Pardoning Nixon is the one everyone will be mentioning. Yet I see that, and even saw it then, as a needed part of the healing we so badly needed. Just as sometimes some must die that others might live, Nixon needed to live, in a sense, so his legacy of divisiveness could die. I would have preferred more openness in the process, and to have that pardon come after actual indictments had been handed down, but I've never believed there was a quid pro quo in the deal. Rather, it seemed that Ford, long a conciliatory Congressman, simply did what he thought was right. Unlike the current occupant of the White House, nobody died for his mistake.
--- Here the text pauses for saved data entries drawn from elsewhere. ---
extern "C" size_t mxm_workspace_bytes(int64_t R, int32_t H, int32_t B) {
    const size_t tiles = (size_t)MXM_MAX_WG * MXM_MAX_BT * (size_t)part_ld(H) * sizeof(double);
    size_t fused = fused_rows_bytes(H, MXM_MAX_WG);
    if (R > 0 && R <= (int64_t)FCOLS_MAX_RPT * FCOLS_THREADS) fused = std::max(fused, fused_cols_bytes(R, MXM_MAX_WG));
    fused += fused_sync_bytes() + fused_snapshot_bytes(H, B > 0 ? B : 1) + 512;
    return std::max(tiles, fused);
}

extern "C" int64_t mxm_encode_signatures(const char *text, const int64_t *off, int64_t R,
                                         const int32_t *site_of_pos, int64_t ref_len, int64_t *row_ptr,
                                         uint16_t *site, uint8_t *obs, int64_t cap) {
    int64_t n = 0;
    row_ptr[0] = 0;
    for (int64_t r = 0; r < R; ++r) {
        const char *p = text + off[r];
        const char *end = text + off[r + 1] - 1;
        if (p >= end) return -(r + 1);
        while (p < end) {
            int64_t pos = 0;
            int digits = 0;
            while (p < end && *p >= '0' && *p <= '9' && digits < 10) {
                pos = pos * 10 + (*p - '0');
                ++p;
                ++digits;
            }
            if (digits == 0 || digits >= 10 || p >= end || *p != ':') return -(r + 1);
            ++p;
            const char *b = p;
            while (p < end && *p != ',') {
                if (*p == ':') return -(r + 1);
                ++p;
            }
            if (pos >= ref_len || site_of_pos[pos] < 0 || n >= cap) return -(r + 1);
            site[n] = (uint16_t)site_of_pos[pos];
            obs[n] = (p - b == 1) ? (uint8_t)*b : (uint8_t)0;
            ++n;
            if (p < end) {
                ++p;
                if (p >= end) return -(r + 1);
            }
        }
        row_ptr[r + 1] = n;
    }
    return n;
}

extern "C" int mxm_build_em_matrix(const uint8_t *E, int64_t lde, const double *lhit,
                                   const double *lmiss, const int64_t *row_ptr, const uint16_t *site,
                                   const uint8_t *obs, int64_t R, int32_t H, int32_t S, double *M,
                                   int64_t ldm, void *stream) {
    if (R < 0 || H <= 0 || S <= 0) return fail(-1, "mxm_build_em_matrix: bad shape R=%lld H=%d", (long long)R, H);
    if (lde < (((int64_t)H + 7) & ~(int64_t)7) || (lde & 7) != 0 || (reinterpret_cast<uintptr_t>(E) & 7) != 0)
        return fail(-1, "mxm_build_em_matrix: E must be 8-byte aligned with lde a multiple of 8 and >= H rounded up to 8 (lde=%lld)", (long long)lde);
    if (ldm < H) return fail(-1, "mxm_build_em_matrix: ldm < H");
    if (S > 65536) return fail(-1, "mxm_build_em_matrix: more than 65536 variant sites");
    if (R == 0) return 0;
    const int grid = clamp_grid(R, num_cu() * 8);
    const int vec_ok = ((ldm & 1) == 0) && ((reinterpret_cast<uintptr_t>(M) & 15) == 0);
    hipLaunchKernelGGL(build_em_matrix_kernel, dim3(grid), dim3(BUILD_THREADS), 0, (hipStream_t)stream, E,
                       lde, lhit, lmiss, row_ptr, site, obs, R, (int)H, M, ldm, vec_ok);
    HIP_TRY(hipGetLastError());
    return 0;
}

static int build_lut_impl(const char *who, const uint8_t *Ecode, int64_t lde, const double *lhit,
                          const double *lmiss, const uint8_t *obsmap, const int64_t *row_ptr, const uint16_t *site,
                          const uint8_t *obs, const int64_t *order, int64_t R, int32_t H, int32_t S, double *M, int64_t ldm,
                          int compact, hipStream_t s) {
    if (H > 8192) return fail(-1, "%s: more than 8192 haplogroups (H=%d)%s", who, H, compact ? "" : ": use mxm_build_em_matrix");
    if (lde < (((int64_t)H + 7) & ~(int64_t)7) || (lde & 7) != 0 || (reinterpret_cast<uintptr_t>(Ecode) & 7) != 0)
        return fail(-1, "%s: Ecode must be 8-byte aligned with lde a multiple of 8 and >= H rounded up to 8 (lde=%lld)", who, (long long)lde);
    if (ldm < H) return fail(-1, "%s: ldm < H", who);
    if (S > 65536 || (int64_t)S * lde >= ((int64_t)1 << 31))
        return fail(-1, "%s: table of %d x %lld bytes exceeds one buffer descriptor", who, S, (long long)lde);
    if (R == 0) return 0;
    const int grid = clamp_grid(R, num_cu() * 8);
    const int nt = (H + LUT_THREADS * LUT_CPL - 1) / (LUT_THREADS * LUT_CPL);
    const int vec_ok = ((ldm & 1) == 0) && ((reinterpret_cast<uintptr_t>(M) & 15) == 0);
    const bool ok = dispatch_width<8>(nt, [&](auto n) {
        constexpr int NT = decltype(n)::value;
        hipLaunchKernelGGL((build_lut_kernel<NT, LUT_CPL>), dim3(grid), dim3(LUT_THREADS), 0, s, Ecode, lde, (int64_t)S * lde, lhit,
                           lmiss, obsmap, row_ptr, site, obs, order, R, (int)H, M, ldm, vec_ok, compact);
    });
    if (!ok) return fail(-1, "%s: H=%d outside the kernel's range", who, H);
    HIP_TRY(hipGetLastError());
    return 0;
}

extern "C" int mxm_build_em_matrix_lut(const uint8_t *Ecode, int64_t lde, const double *lhit, const double *lmiss,
                                       const uint8_t *obsmap, const int64_t *row_ptr, const uint16_t *site,
                                       const uint8_t *obs, const int64_t *order, int64_t R, int32_t H, int32_t S,
                                       double *M, int64_t ldm, void *stream) {
    if (R < 0 || H <= 0 || S <= 0) return fail(-1, "mxm_build_em_matrix_lut: bad shape R=%lld H=%d", (long long)R, H);
    return build_lut_impl("mxm_build_em_matrix_lut", Ecode, lde, lhit, lmiss, obsmap, row_ptr, site, obs,
                          order, R, H, S, M, ldm, 0, (hipStream_t)stream);
}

Ford's other negative legacy was in being merely ahead of his time in being the first President to act- sometimes literally- with constant knowledge of the television cameras being on him. Had he been a little more adept at it, or had he had a Karl Rove to mind him, he might have played it to his advantage, much as Reagan and Clinton did in their ascents. Instead, his airplane-climbing gaffes became the thing folks remembered him most for, even before Chevy Chase made them an even more comic foil in the first season of Saturday Night Live. Ford brought back the national debates that Nixon had shunned, and his verbal slip-up at one of them cost him much of the respect his career entitled him to. But even more than those efforts, he tried like nobody did before him- but like everyone has done since- to play to the cameras. Unfortunately, his writers and his sense of timing didn't work. His goofy "Whip Inflation Now" campaign, complete with WIN buttons, came across as a tacky advertising campaign. And when his press secretary, a former NBC reporter, hosted Saturday Night Live, his filmed intros should have gotten him points for being a good sport, but instead made him seem a bit more of a buffoon. That wasn't fair then, and I hope his legacy will rise above it now.

----

Friends of mine came up with the following parody right after the resignation. It's sung to the tune of the finale from Godspell:

Long live Agnew,
Long live Agnew,
Long live Agnew,
Nixon, too.

Preeeee-pare ye the way of Jerry Ford!
Preeeee-pare ye the way of Jerry Ford!

----

Finally, if my words, or theirs, weren't enough to express my genuine admiration for the healing he brought, I'll leave you with another guy left uncharacteristically speechless at the time: Garry Trudeau. For this was his strip from the morning after Nixon's resignation in August of 1974:




Hold that image in your mind. My hope is, you'll be thinking of it again about 755 days from now.